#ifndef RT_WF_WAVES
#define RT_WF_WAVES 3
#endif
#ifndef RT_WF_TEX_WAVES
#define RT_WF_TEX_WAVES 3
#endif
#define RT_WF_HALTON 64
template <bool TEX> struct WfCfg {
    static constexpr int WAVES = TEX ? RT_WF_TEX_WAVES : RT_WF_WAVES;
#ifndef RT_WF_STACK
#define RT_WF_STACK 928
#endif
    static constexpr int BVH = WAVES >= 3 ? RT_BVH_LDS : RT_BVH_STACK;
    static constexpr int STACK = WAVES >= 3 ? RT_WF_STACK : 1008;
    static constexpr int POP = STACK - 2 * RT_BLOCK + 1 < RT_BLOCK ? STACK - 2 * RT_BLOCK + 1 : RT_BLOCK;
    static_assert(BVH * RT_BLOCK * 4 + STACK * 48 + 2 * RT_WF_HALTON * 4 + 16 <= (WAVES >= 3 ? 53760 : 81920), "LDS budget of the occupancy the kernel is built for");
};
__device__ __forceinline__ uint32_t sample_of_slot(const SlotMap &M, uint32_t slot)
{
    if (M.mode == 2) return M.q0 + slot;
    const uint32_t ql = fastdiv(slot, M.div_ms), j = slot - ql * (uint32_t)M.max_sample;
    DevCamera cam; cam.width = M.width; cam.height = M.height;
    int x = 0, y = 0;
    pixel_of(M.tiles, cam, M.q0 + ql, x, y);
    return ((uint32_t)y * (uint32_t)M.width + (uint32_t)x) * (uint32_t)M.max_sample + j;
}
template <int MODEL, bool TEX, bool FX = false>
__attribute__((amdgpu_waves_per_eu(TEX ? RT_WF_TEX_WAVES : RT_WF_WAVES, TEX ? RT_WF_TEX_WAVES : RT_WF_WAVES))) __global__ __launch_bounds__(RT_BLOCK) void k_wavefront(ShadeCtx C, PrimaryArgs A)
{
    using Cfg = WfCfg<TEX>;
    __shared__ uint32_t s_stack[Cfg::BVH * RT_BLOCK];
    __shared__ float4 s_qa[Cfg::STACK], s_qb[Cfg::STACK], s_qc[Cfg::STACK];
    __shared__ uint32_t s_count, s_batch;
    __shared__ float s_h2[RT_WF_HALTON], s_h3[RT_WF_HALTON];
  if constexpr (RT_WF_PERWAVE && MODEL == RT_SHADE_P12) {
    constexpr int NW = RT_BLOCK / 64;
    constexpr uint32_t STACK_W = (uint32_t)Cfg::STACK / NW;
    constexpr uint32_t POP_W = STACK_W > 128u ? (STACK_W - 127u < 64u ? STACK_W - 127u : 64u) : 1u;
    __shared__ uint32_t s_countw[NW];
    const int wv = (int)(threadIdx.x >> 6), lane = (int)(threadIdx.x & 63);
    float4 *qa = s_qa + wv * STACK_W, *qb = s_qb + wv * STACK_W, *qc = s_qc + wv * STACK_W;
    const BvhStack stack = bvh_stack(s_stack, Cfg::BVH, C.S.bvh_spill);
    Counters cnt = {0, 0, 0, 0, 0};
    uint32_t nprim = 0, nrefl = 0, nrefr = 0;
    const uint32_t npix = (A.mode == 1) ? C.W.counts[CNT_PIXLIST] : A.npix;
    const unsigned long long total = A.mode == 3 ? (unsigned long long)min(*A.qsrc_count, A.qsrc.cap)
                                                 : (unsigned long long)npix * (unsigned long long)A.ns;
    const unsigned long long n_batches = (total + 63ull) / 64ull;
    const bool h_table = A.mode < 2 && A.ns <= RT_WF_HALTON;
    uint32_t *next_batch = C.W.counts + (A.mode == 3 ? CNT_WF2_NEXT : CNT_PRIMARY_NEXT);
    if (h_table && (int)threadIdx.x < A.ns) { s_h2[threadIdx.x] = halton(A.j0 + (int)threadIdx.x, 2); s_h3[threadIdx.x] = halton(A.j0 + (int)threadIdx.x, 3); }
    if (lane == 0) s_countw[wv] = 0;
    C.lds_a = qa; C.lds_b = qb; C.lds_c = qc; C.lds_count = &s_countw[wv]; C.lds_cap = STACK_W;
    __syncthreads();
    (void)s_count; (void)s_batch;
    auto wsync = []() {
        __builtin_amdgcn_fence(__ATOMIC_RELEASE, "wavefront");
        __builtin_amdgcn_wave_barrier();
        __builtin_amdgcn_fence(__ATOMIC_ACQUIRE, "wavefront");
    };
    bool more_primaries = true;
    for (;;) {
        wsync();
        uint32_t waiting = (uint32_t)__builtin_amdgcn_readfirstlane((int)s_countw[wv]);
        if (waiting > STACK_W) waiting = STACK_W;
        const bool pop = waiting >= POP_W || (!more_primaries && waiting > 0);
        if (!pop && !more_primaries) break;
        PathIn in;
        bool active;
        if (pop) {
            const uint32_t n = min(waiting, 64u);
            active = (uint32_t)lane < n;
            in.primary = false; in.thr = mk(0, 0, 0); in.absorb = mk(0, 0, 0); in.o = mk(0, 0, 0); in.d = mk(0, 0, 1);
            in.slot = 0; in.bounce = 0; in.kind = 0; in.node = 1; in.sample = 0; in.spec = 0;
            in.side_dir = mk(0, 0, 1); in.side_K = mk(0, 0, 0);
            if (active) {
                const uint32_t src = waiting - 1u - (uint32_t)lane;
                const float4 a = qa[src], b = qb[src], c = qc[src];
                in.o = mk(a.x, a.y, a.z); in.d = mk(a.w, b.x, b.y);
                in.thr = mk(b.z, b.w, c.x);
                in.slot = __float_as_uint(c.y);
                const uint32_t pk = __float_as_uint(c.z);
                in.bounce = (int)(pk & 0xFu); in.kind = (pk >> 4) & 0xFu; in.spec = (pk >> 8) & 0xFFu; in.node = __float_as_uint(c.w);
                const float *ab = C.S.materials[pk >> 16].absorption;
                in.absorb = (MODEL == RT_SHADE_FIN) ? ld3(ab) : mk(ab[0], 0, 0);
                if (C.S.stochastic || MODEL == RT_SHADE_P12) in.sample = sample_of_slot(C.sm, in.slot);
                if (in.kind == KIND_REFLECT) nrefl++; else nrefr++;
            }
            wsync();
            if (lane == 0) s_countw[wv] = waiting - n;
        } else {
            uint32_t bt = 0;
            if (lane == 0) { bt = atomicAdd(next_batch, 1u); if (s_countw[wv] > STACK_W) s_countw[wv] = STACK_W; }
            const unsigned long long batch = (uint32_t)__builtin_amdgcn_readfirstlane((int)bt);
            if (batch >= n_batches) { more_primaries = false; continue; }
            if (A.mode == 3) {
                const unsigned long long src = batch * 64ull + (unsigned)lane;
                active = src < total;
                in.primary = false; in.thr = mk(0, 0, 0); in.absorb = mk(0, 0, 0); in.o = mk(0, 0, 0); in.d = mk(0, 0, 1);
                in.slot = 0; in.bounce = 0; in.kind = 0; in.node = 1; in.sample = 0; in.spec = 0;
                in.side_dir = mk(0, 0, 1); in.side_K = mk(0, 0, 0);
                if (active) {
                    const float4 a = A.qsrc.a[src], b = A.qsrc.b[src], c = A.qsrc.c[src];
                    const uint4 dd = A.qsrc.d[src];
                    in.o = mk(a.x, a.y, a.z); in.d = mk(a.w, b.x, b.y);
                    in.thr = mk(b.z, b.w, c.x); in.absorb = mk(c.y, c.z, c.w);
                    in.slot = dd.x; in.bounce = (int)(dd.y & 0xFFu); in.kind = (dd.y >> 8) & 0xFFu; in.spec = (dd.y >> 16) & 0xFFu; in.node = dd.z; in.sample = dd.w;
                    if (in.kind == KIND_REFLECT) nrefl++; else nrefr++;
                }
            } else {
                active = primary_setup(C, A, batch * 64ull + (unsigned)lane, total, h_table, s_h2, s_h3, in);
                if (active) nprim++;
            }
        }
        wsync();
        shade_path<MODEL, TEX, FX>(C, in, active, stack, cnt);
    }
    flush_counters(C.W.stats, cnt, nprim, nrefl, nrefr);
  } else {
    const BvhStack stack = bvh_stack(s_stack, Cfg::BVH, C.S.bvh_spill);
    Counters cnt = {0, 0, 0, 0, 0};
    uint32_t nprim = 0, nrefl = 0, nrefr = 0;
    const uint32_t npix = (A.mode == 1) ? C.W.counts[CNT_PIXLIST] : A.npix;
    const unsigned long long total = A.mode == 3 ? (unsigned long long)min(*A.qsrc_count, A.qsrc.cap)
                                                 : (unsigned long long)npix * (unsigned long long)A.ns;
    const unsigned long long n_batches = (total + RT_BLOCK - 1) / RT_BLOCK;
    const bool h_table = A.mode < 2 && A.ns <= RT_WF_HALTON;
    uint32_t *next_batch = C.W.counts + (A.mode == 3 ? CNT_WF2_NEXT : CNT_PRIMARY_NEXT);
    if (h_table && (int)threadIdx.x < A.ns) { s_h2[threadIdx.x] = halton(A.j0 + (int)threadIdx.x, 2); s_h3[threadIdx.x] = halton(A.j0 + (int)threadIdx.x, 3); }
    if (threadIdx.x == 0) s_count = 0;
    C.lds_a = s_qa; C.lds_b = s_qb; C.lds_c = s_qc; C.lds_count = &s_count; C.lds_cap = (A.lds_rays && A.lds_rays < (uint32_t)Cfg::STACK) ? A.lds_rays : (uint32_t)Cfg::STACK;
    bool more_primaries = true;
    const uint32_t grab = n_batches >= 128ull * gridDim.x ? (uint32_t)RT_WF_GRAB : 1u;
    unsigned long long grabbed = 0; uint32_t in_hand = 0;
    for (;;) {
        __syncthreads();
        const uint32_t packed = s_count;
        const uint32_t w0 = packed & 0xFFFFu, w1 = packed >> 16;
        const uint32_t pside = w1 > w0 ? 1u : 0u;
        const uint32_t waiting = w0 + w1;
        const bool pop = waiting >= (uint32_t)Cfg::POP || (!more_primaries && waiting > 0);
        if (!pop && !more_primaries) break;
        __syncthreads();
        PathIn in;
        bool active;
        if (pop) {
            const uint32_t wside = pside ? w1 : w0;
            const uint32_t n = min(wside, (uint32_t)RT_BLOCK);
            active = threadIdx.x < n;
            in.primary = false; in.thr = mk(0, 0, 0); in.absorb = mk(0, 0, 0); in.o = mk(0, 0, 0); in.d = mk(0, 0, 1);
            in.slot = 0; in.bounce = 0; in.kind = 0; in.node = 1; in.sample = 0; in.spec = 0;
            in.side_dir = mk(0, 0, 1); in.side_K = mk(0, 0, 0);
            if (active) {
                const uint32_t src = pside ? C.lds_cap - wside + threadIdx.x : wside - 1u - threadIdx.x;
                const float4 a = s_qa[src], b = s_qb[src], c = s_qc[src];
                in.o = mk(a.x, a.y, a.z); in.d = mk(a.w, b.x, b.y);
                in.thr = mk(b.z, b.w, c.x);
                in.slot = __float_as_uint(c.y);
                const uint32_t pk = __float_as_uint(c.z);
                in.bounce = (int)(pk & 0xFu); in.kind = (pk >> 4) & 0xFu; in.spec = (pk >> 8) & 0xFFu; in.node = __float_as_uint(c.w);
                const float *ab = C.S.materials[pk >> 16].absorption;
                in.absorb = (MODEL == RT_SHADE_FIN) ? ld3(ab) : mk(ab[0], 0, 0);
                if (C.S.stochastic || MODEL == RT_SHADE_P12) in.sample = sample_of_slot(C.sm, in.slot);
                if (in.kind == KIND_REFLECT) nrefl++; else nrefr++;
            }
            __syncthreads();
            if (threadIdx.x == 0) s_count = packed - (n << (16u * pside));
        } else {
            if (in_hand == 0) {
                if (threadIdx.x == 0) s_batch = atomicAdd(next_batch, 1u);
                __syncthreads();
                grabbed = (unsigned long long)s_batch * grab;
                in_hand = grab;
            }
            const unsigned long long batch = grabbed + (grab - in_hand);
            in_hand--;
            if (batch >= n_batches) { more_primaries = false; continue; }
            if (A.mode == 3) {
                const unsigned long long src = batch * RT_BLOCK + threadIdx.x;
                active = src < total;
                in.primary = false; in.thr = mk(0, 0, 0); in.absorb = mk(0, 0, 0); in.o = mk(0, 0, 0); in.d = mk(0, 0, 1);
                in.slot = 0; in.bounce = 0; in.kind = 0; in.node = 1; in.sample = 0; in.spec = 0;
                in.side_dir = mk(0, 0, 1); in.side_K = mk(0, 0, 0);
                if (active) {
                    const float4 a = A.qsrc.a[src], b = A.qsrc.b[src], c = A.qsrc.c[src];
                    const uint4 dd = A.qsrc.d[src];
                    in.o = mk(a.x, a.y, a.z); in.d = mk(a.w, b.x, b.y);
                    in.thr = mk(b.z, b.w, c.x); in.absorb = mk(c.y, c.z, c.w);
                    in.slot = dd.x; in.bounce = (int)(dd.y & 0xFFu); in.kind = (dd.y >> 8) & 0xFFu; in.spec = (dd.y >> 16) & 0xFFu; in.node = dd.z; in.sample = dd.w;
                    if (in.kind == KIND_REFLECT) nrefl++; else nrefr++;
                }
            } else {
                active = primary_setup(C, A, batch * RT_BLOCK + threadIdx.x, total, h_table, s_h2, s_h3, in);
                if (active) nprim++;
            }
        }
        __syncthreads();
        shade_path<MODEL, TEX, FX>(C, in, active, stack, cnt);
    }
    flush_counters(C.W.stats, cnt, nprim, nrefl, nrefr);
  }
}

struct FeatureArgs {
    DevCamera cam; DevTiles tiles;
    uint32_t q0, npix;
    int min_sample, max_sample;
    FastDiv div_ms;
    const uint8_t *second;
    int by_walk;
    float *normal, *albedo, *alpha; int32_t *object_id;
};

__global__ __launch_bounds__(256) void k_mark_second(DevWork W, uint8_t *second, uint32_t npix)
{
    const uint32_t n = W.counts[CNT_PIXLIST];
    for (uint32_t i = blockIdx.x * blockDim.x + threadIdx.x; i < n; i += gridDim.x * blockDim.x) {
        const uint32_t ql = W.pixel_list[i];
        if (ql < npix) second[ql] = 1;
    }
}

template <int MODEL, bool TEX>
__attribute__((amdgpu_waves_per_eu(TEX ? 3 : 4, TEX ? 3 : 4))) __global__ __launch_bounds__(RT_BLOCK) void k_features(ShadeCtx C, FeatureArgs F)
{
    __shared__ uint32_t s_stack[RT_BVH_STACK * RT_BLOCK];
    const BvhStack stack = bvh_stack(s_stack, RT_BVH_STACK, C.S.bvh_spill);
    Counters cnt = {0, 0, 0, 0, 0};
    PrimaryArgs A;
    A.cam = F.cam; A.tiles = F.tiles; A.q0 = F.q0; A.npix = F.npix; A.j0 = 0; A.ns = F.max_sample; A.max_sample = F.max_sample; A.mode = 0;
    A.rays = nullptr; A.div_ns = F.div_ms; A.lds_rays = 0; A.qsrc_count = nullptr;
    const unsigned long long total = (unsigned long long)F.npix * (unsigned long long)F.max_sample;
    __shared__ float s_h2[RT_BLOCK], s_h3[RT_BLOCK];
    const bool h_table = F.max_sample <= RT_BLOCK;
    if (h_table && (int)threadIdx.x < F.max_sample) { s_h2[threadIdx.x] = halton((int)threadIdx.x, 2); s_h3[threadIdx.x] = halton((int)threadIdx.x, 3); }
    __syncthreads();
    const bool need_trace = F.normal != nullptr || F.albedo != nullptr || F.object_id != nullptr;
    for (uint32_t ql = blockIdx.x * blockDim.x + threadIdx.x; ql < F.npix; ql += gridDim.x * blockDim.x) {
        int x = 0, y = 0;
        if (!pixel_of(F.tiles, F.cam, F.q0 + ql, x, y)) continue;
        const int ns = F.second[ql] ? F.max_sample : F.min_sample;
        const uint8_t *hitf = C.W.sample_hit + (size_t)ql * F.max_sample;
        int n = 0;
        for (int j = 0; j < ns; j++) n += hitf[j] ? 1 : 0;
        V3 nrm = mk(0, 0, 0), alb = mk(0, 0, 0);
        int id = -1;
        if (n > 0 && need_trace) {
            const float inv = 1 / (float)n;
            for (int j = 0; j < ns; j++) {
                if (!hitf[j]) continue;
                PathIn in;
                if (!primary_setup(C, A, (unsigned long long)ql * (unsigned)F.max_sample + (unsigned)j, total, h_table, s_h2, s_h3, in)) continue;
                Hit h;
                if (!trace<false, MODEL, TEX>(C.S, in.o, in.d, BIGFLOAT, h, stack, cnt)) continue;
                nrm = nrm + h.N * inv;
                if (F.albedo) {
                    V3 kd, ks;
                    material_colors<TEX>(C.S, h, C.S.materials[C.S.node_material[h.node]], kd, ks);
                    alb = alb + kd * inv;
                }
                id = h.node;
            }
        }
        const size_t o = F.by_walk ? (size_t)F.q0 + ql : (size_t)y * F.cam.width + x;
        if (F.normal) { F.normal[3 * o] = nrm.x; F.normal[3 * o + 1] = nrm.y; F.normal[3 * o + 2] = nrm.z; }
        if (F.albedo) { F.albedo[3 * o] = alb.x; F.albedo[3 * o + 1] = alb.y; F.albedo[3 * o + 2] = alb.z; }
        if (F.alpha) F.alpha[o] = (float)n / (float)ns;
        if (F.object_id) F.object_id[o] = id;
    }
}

################

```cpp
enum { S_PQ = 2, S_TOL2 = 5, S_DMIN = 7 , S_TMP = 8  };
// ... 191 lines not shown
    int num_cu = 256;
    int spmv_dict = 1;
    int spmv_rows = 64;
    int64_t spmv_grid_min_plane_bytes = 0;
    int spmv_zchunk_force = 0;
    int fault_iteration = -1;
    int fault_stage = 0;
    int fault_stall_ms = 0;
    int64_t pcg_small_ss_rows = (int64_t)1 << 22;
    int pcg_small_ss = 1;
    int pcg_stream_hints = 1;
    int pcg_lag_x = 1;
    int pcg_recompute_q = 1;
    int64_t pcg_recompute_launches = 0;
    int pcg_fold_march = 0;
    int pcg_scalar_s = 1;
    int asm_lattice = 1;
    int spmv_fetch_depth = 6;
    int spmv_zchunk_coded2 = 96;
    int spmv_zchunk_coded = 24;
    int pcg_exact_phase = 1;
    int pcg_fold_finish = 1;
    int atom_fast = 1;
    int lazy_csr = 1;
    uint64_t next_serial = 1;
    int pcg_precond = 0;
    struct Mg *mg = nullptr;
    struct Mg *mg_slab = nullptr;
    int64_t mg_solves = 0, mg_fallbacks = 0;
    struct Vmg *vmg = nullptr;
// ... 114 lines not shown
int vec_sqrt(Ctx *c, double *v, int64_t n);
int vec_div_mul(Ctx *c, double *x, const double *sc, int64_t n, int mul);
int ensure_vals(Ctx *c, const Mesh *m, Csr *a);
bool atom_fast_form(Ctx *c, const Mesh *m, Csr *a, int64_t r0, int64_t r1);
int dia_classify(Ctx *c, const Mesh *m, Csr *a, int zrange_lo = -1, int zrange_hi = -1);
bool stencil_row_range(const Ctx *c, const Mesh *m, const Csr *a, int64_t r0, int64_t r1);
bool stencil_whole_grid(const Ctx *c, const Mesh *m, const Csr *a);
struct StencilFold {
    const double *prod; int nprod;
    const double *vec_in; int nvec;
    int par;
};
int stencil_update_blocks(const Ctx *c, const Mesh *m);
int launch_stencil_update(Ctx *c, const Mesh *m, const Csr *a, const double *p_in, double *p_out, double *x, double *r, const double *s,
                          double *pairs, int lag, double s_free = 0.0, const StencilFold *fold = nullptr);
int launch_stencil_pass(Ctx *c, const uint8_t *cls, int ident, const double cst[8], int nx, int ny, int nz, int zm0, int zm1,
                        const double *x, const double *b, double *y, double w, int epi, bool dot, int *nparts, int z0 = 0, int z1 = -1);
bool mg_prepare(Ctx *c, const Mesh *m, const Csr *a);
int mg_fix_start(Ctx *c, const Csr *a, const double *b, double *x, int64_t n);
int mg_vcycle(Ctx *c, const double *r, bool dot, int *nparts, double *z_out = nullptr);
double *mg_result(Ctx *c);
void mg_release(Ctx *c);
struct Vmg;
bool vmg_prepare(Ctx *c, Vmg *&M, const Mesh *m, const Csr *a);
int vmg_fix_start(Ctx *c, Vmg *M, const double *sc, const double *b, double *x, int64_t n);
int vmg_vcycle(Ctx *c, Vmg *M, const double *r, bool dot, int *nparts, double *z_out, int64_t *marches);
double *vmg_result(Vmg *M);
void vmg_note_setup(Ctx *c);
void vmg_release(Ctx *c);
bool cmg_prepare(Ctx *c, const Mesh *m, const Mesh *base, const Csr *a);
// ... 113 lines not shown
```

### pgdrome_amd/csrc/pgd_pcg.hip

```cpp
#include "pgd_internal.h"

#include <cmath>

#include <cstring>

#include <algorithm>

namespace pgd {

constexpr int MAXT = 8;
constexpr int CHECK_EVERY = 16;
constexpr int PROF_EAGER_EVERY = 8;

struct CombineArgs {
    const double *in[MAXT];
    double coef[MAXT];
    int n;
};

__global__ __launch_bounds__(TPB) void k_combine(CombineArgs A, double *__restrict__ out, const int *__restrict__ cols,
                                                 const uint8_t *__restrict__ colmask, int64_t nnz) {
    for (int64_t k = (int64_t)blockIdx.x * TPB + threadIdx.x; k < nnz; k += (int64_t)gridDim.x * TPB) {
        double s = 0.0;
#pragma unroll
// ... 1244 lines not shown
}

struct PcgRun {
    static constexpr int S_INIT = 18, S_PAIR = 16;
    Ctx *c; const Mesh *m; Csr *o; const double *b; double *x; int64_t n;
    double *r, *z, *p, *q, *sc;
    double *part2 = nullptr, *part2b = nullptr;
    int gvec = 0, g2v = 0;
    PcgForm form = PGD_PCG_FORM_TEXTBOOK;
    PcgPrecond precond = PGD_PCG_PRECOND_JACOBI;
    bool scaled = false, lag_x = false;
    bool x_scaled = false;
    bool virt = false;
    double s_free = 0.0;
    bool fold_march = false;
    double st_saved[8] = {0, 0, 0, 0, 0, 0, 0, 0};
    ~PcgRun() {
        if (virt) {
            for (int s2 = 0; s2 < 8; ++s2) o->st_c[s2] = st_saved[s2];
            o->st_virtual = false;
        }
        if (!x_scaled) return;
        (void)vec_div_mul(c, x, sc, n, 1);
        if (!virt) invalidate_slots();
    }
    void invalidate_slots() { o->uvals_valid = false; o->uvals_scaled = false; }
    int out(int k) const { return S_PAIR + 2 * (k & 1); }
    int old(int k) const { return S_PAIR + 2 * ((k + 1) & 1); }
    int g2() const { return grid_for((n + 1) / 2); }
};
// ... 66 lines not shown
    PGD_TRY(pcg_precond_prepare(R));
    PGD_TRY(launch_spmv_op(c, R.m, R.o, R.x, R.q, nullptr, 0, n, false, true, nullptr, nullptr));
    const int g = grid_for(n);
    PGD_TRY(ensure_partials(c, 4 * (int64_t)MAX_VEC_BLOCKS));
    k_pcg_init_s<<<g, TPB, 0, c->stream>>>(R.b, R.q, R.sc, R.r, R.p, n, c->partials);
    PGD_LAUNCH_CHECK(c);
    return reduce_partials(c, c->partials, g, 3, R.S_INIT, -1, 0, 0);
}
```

################

Output the lines of the records above exactly as they appear, from the line containing "#ifndef RT_WF_WAVES" through the line containing "static constexpr int BVH".

Answer to this problem:
#ifndef RT_WF_WAVES
#define RT_WF_WAVES 3
#endif
#ifndef RT_WF_TEX_WAVES
#define RT_WF_TEX_WAVES 3
#endif
#define RT_WF_HALTON 64
template <bool TEX> struct WfCfg {
    static constexpr int WAVES = TEX ? RT_WF_TEX_WAVES : RT_WF_WAVES;
#ifndef RT_WF_STACK
#define RT_WF_STACK 928
#endif
    static constexpr int BVH = WAVES >= 3 ? RT_BVH_LDS : RT_BVH_STACK;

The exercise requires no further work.